Tuesday, October 9, 2012

Free Market Biology?


Reading Petryna's descriptions of biological citizenship, beyond what Rose and Novas (2003) discuss concerning the biologization of politics and of people and of suffering, includes a complex picture of resource scarcity, entitlement and competition in a society shifting from a socialist economy to a free market economy.

At the end of chapter four, Petryna describes an interesting predicament: 1)  the relevance and durability of a system of perpetuating illness, as she explains: "The randomness of the law ( in the form of denials of access, exclusions, postponements) combined with economic instability is precisely what ensures the system’s durability and a collective drive toward illness” (p107);  and 2) the total unraveling of this system by capitalism--per Petryna: "The sufferer stood for a sociality made obsolete by an emerging capitalism” (p114).

Drawing on Wallerstein's Center and Periphery ideas, I think about Ukraine's shift into a free market system, which given the time of the shift has also signified an entry into the global market.  At the periphery of the world economy, subject to the lending agreements of the IMF and perhaps trying to attract investments from global industries, Chrenobyl suffering is cast into the language, not only of biomedicine, but also of economics.  

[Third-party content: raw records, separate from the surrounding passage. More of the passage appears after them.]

# PASSIONLab/BELLA

Measured on AMD Instinct MI355X. Metric: candidate overlap pairs/sec, higher is better.
Workload: dtype u16/u32 integer

## Files before the change

### bella_amd/csrc/order.hpp

```cpp
#pragma once
#include <hip/hip_runtime.h>
#include <stdint.h>
#include "../../include/bella_hip.h"
#include "core.hpp"
#include "slotorder.hpp"
#include "util.hpp"

namespace bella {

constexpr uint32_t kOrderWaveHt = 1024;
constexpr uint32_t kOrderLdsHt = 16384;
constexpr uint32_t kOrderBlock = 256;
constexpr uint32_t kOrderBigGrid = 512;
constexpr uint32_t kOrderOneLaunchMax = 32768;
constexpr uint64_t kOrderWsBytes = (uint64_t)6 * 65536;

struct OrderArgs {
    const uint64_t* flopptr;
    const uint64_t* colptrC;
    const uint32_t* nnzC;
    const uint32_t* flops;
    uint32_t nreads, i0, stride, nown;
    const bella_pair* tmp_pairs;
    const bella_pair_ext* tmp_ext;
    bella_pair* pairs;
    bella_pair_ext* ext;
    uint64_t* totals;
    uint32_t* nbig;
    uint32_t* biglist;
    uint8_t* ws;
};

__device__ __forceinline__ void order_copy_record(const OrderArgs& a, uint64_t from, uint64_t to, uint32_t cid) {
    uint4 rec = *(const uint4*)(a.tmp_pairs + from);
    asm volatile("" : "+v"(rec.y));
    rec.y = cid;
    *(uint4*)(a.pairs + to) = rec;
    if (a.ext) a.ext[to] = a.tmp_ext[from];
}

__device__ __forceinline__ bool wave_next_free(const uint32_t* T2, uint16_t* nf, uint32_t ht) {
    const uint32_t lane = lane_id();
    const uint32_t nb = (ht + 63u) >> 6;
    uint32_t carry = 0xFFFFFFFFu;
#pragma unroll 1
    for (int sweep = 0; sweep < 2; ++sweep) {
        for (uint32_t b = nb; b-- > 0;) {
            const uint32_t s = (b << 6) + lane;
            const bool empty = s < ht && T2[s] == kEmpty;
            const unsigned long long m = __ballot(empty);
            if (sweep == 1 && s < ht) {
                const unsigned long long up = m >> lane;
                nf[s] = (uint16_t)(up ? s + (uint32_t)__ffsll((long long)up) - 1u : carry);
            }
            if (m) carry = (b << 6) + (uint32_t)__ffsll((long long)m) - 1u;
        }
        if (carry == 0xFFFFFFFFu) return false;
    }
    return true;
}
__device__ __forceinline__ void wave_rank_slots(const uint32_t* T2, uint16_t* ord, uint32_t ht) {
    const uint32_t lane = lane_id();
    const uint32_t nb = (ht + 63u) >> 6;
    uint32_t base = 0;
    for (uint32_t b = 0; b < nb; ++b) {
        const uint32_t s = (b << 6) + lane;
        const uint32_t it = s < ht ? T2[s] : kEmpty;
        const unsigned long long m = __ballot(it != kEmpty);
        if (it != kEmpty) ord[base + (uint32_t)__popcll(m & ((1ull << lane) - 1ull))] = (uint16_t)(it & 0xFFFFu);
        base += (uint32_t)__popcll(m);
    }
}

template <uint32_t HT, uint32_t HTLO>
__global__ __launch_bounds__(kOrderBlock) void k_order_wave(OrderArgs a) {
    __shared__ uint32_t s_T2[kOrderBlock / 64][HT];
    __shared__ uint16_t s_ord[kOrderBlock / 64][HT];
    const uint32_t j0 = blockIdx.x * (kOrderBlock / 64) + wave_id();
    const uint32_t lane = lane_id();
    if (HTLO == 0 && j0 == 0 && lane == 0) a.totals[0] = a.colptrC[a.nreads];
    if (j0 >= a.nown) return;
    const uint32_t i = a.i0 + j0 * a.stride;
    uint32_t nz = a.nnzC[i];
    uint64_t src = a.flopptr[i], dst = a.colptrC[i];
    uint32_t tmax = a.flops[i];
    asm volatile("" : "+v"(nz), "+v"(src), "+v"(dst), "+v"(tmax));
    const uint32_t d = nz & ~kOrderedBit;
    if (!d) return;
    if (nz & kOrderedBit) {
        if (HTLO == 0) for (uint32_t r = lane; r < d; r += 64) order_copy_record(a, src + r, dst + r, i);
        return;
    }
    const uint32_t ht = pow2_at_least(16u, d);
    if (ht > kOrderWaveHt) {
        if (HTLO == 0 && lane == 0) a.biglist[atomicAdd(a.nbig, 1u)] = i;
        return;
    }
    if (ht > HT || ht <= HTLO) return;
    uint32_t* T2 = s_T2[wave_id()];
    uint16_t* ord = s_ord[wave_id()];
    for (uint32_t s = lane; s < ht; s += 64) T2[s] = kEmpty;
    constexpr uint32_t NI = HT / 64;
    uint32_t key[NI], fp[NI];
#pragma unroll
    for (uint32_t u = 0; u < NI; ++u) {
        const uint32_t j = lane + 64 * u;
        key[u] = 0; fp[u] = 0xFFFFFFFFu;
        if (j < d) { const uint2 kf = *(const uint2*)(a.tmp_pairs + src + j); key[u] = kf.x; fp[u] = kf.y; }
    }
    group_sync<64>();
    uint32_t prev = 0;
    for (uint32_t rd = 0;; ++rd) {
        const uint32_t bound = round_bound(rd, ht, d, tmax);
        if (rd) { (void)wave_next_free(T2, ord, ht); group_sync<64>(); }
#pragma unroll
        for (uint32_t u = 0; u < NI; ++u) {
            if (fp[u] < prev || fp[u] >= bound) continue;
            const uint32_t home = (key[u] * 107u) & (ht - 1), item = (fp[u] << 16) | (lane + 64 * u);
            if (rd) slot_insert<true>(T2, ord, ht - 1, home, item);
            else slot_insert<false>(T2, ord, ht - 1, home, item);
        }
        group_sync<64>();
        if (bound >= tmax) break;
        prev = bound;
    }
    wave_rank_slots(T2, ord, ht);
    group_sync<64>();
    {
        uint32_t r = lane;
        for (; r + 192 < d; r += 256) {
            uint4 rec[4];
#pragma unroll
            for (uint32_t u = 0; u < 4; ++u) rec[u] = *(const uint4*)(a.tmp_pairs + src + ord[r + 64 * u]);
#pragma unroll
            for (uint32_t u = 0; u < 4; ++u) { asm volatile("" : "+v"(rec[u].y)); rec[u].y = i; *(uint4*)(a.pairs + dst + r + 64 * u) = rec[u]; }
            if (a.ext) {
#pragma unroll
                for (uint32_t u = 0; u < 4; ++u) a.ext[dst + r + 64 * u] = a.tmp_ext[src + ord[r + 64 * u]];
            }
        }
        for (; r < d; r += 64) order_copy_record(a, src + ord[r], dst + r, i);
    }
}

__global__ __launch_bounds__(kOrderBlock) void k_order_block(OrderArgs a) {
    extern __shared__ __attribute__((aligned(16))) uint8_t smem[];
    __shared__ uint32_t scr[16];
    const uint32_t nbig = *a.nbig;
    const uint32_t tid = threadIdx.x;
    for (uint32_t x = blockIdx.x; x < nbig; x += gridDim.x) {
        const uint32_t i = a.biglist[x];
        const uint32_t d = a.nnzC[i] & ~kOrderedBit;
        const uint64_t src = a.flopptr[i], dst = a.colptrC[i];
        const uint32_t ht = pow2_at_least(16u, d);
        uint32_t* T2;
        uint16_t* ord;
        if (ht <= kOrderLdsHt) { T2 = (uint32_t*)smem; ord = (uint16_t*)(smem + (size_t)4 * kOrderLdsHt); }
        else { uint8_t* w = a.ws + (uint64_t)blockIdx.x * kOrderWsBytes; T2 = (uint32_t*)w; ord = (uint16_t*)(w + (size_t)4 * 65536); }
        for (uint32_t s = tid; s < ht; s += kOrderBlock) T2[s] = kEmpty;
        __syncthreads();
        const uint32_t tmax = a.flops[i];
        uint32_t prev = 0;
        for (uint32_t rd = 0;; ++rd) {
            const uint32_t bound = round_bound(rd, ht, d, tmax);
            if (rd) { (void)build_next_free<(int)kOrderBlock>(T2, ord, ht, scr); __syncthreads(); }
            for (uint32_t j = tid; j < d; j += kOrderBlock) {
                const uint2 kf = *(const uint2*)(a.tmp_pairs + src + j);
                if (kf.y < prev || kf.y >= bound) continue;
                const uint32_t home = (kf.x * 107u) & (ht - 1), item = (kf.y << 16) | j;
                if (rd) slot_insert<true>(T2, ord, ht - 1, home, item);
                else slot_insert<false>(T2, ord, ht - 1, home, item);
            }
            __syncthreads();
            if (bound >= tmax) break;
            prev = bound;
        }
        {
            const uint32_t c = (ht + kOrderBlock - 1) / kOrderBlock;
            const uint32_t lo = tid * c < ht ? tid * c : ht, hi = lo + c < ht ? lo + c : ht;
            uint32_t occ = 0;
            for (uint32_t s = lo; s < hi; ++s) occ += T2[s] != kEmpty ? 1u : 0u;
            uint32_t tot;
            uint32_t rank = block_excl_scan<kOrderBlock / 64>(occ, scr, &tot);
            for (uint32_t s = lo; s < hi; ++s) {
                const uint32_t it = T2[s];
                if (it != kEmpty) ord[rank++] = (uint16_t)(it & 0xFFFFu);
            }
        }
        __syncthreads();
        for (uint32_t r = tid; r < d; r += kOrderBlock) order_copy_record(a, src + ord[r], dst + r, i);
        __syncthreads();
    }
}

}
```

Before: 12.76 billion.

## Keep full records in registers and scatter via LDS staging for coalesced writes

The wave-level ordering kernel now loads each full 16-byte record into registers once, instead of loading only key and fingerprint and later re-gathering whole records from global memory by sorted index. The ranking pass inverts the mapping so each record learns its output rank. Records are then scattered into an LDS staging buffer (reusing the hash table) in chunks and written out contiguously. This removes the second random global gather at the cost of extra LDS traffic, syncs and register pressure. Per-column scalars are also made wave-uniform via readfirstlane.

```diff
diff --git a/bella_amd/csrc/order.hpp b/bella_amd/csrc/order.hpp
--- a/bella_amd/csrc/order.hpp
+++ b/bella_amd/csrc/order.hpp
@@ -59,7 +59,7 @@
     }
     return true;
 }
-__device__ __forceinline__ void wave_rank_slots(const uint32_t* T2, uint16_t* ord, uint32_t ht) {
+__device__ __forceinline__ void wave_rank_records(const uint32_t* T2, uint16_t* rk, uint32_t ht) {
     const uint32_t lane = lane_id();
     const uint32_t nb = (ht + 63u) >> 6;
     uint32_t base = 0;
@@ -67,14 +67,14 @@
         const uint32_t s = (b << 6) + lane;
         const uint32_t it = s < ht ? T2[s] : kEmpty;
         const unsigned long long m = __ballot(it != kEmpty);
-        if (it != kEmpty) ord[base + (uint32_t)__popcll(m & ((1ull << lane) - 1ull))] = (uint16_t)(it & 0xFFFFu);
+        if (it != kEmpty) rk[it & 0xFFFFu] = (uint16_t)(base + (uint32_t)__popcll(m & ((1ull << lane) - 1ull)));
         base += (uint32_t)__popcll(m);
     }
 }
 
 template <uint32_t HT, uint32_t HTLO>
 __global__ __launch_bounds__(kOrderBlock) void k_order_wave(OrderArgs a) {
-    __shared__ uint32_t s_T2[kOrderBlock / 64][HT];
+    __shared__ __attribute__((aligned(16))) uint32_t s_T2[kOrderBlock / 64][HT];
     __shared__ uint16_t s_ord[kOrderBlock / 64][HT];
     const uint32_t j0 = blockIdx.x * (kOrderBlock / 64) + wave_id();
     const uint32_t lane = lane_id();
@@ -85,7 +85,10 @@
     uint64_t src = a.flopptr[i], dst = a.colptrC[i];
     uint32_t tmax = a.flops[i];
     asm volatile("" : "+v"(nz), "+v"(src), "+v"(dst), "+v"(tmax));
-    const uint32_t d = nz & ~kOrderedBit;
+    const uint32_t d = __builtin_amdgcn_readfirstlane(nz & ~kOrderedBit);
+    tmax = __builtin_amdgcn_readfirstlane(tmax);
+    src = ((uint64_t)__builtin_amdgcn_readfirstlane((uint32_t)(src >> 32)) << 32) | __builtin_amdgcn_readfirstlane((uint32_t)src);
+    dst = ((uint64_t)__builtin_amdgcn_readfirstlane((uint32_t)(dst >> 32)) << 32) | __builtin_amdgcn_readfirstlane((uint32_t)dst);
     if (!d) return;
     if (nz & kOrderedBit) {
         if (HTLO == 0) for (uint32_t r = lane; r < d; r += 64) order_copy_record(a, src + r, dst + r, i);
@@ -101,12 +104,13 @@
     uint16_t* ord = s_ord[wave_id()];
     for (uint32_t s = lane; s < ht; s += 64) T2[s] = kEmpty;
     constexpr uint32_t NI = HT / 64;
-    uint32_t key[NI], fp[NI];
+    uint4 rec[NI];
+    constexpr uint32_t kNoRank = 0xFFFFFFFFu;
 #pragma unroll
     for (uint32_t u = 0; u < NI; ++u) {
         const uint32_t j = lane + 64 * u;
-        key[u] = 0; fp[u] = 0xFFFFFFFFu;
-        if (j < d) { const uint2 kf = *(const uint2*)(a.tmp_pairs + src + j); key[u] = kf.x; fp[u] = kf.y; }
+        rec[u] = *(const uint4*)(a.tmp_pairs + src + (j < d ? j : d - 1));
+        if (j >= d) rec[u].y = kNoRank;
     }
     group_sync<64>();
     uint32_t prev = 0;
@@ -115,8 +119,9 @@
         if (rd) { (void)wave_next_free(T2, ord, ht); group_sync<64>(); }
 #pragma unroll
         for (uint32_t u = 0; u < NI; ++u) {
-            if (fp[u] < prev || fp[u] >= bound) continue;
-            const uint32_t home = (key[u] * 107u) & (ht - 1), item = (fp[u] << 16) | (lane + 64 * u);
+            asm volatile("" : "+v"(rec[u].x), "+v"(rec[u].y));
+            if (rec[u].y < prev || rec[u].y >= bound) continue;
+            const uint32_t home = (rec[u].x * 107u) & (ht - 1), item = (rec[u].y << 16) | (lane + 64 * u);
             if (rd) slot_insert<true>(T2, ord, ht - 1, home, item);
             else slot_insert<false>(T2, ord, ht - 1, home, item);
         }
@@ -124,22 +129,39 @@
         if (bound >= tmax) break;
         prev = bound;
     }
-    wave_rank_slots(T2, ord, ht);
+    wave_rank_records(T2, ord, ht);
     group_sync<64>();
-    {
-        uint32_t r = lane;
-        for (; r + 192 < d; r += 256) {
-            uint4 rec[4];
-#pragma unroll
-            for (uint32_t u = 0; u < 4; ++u) rec[u] = *(const uint4*)(a.tmp_pairs + src + ord[r + 64 * u]);
-#pragma unroll
-            for (uint32_t u = 0; u < 4; ++u) { asm volatile("" : "+v"(rec[u].y)); rec[u].y = i; *(uint4*)(a.pairs + dst + r + 64 * u) = rec[u]; }
-            if (a.ext) {
-#pragma unroll
-                for (uint32_t u = 0; u < 4; ++u) a.ext[dst + r + 64 * u] = a.tmp_ext[src + ord[r + 64 * u]];
-            }
-        }
-        for (; r < d; r += 64) order_copy_record(a, src + ord[r], dst + r, i);
+#pragma unroll
+    for (uint32_t u = 0; u < NI; ++u) {
+        const uint32_t j = lane + 64 * u;
+        const uint32_t r = ord[j];
+        rec[u].y = j < d ? r : kNoRank;
+    }
+    if (a.ext) {
+#pragma unroll
+        for (uint32_t u = 0; u < NI; ++u) {
+            const uint32_t j = lane + 64 * u;
+            if (j < d) a.ext[dst + rec[u].y] = a.tmp_ext[src + j];
+        }
+    }
+    group_sync<64>();
+    constexpr uint32_t W = HT / 4;
+    uint4* stage = (uint4*)T2;
+    for (uint32_t wb = 0; wb < d; wb += W) {
+#pragma unroll
+        for (uint32_t u = 0; u < NI; ++u) {
+            const uint32_t r = rec[u].y - wb;
+            if (r < W) { uint4 o = rec[u]; o.y = i; stage[r] = o; }
+        }
+        group_sync<64>();
+        const uint32_t n = d - wb < W ? d - wb : W;
+        bella_pair* out = a.pairs + dst + wb;
+#pragma unroll
+        for (uint32_t t = 0; t < W / 64; ++t) {
+            const uint32_t x = lane + 64 * t;
+            if (x < n) *(uint4*)(out + x) = stage[x];
+        }
+        group_sync<64>();
     }
 }
 
```

Result: faster. 12.97 billion (median of 6 runs) (+1.6%).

While it would be, likely, naive to claim that the inequalities were less in the socialist system (as Petryna points out for example, the military was not compensated nearly as well for their work as were other citizens who elected to participate in the cleanup), nonetheless it seems that there was a collective/shared spirit surrounding the clean-up experience and the acknowledgement of the suffering of it, as seen in the way that Ukraine initially established the intention of caring for those affected.  In contrast, under emerging capitalism, the way in which evidence of radiation exposure is minimized or altered (as in the case of Rita, for example, p123), seems to me to reflect the larger disparities of a group of people suddenly cast into a "periphery" role.  Ironically, becoming sick is the choice means of regaining some power.

One thing I really didn't understand is why the political obstruction of the efforts of the International Chernobyl Disabled Person's Aid Charity Fund?  How does a group like this challenge the state--it seems like a possible new solution (albeit not a great one) in dealing with the volume of those suffering--or is the perpetuance of the acknowledgement of the suffering in itself the greatest threat to the "progress" of the country?  Yeah, or is there another way to look at this?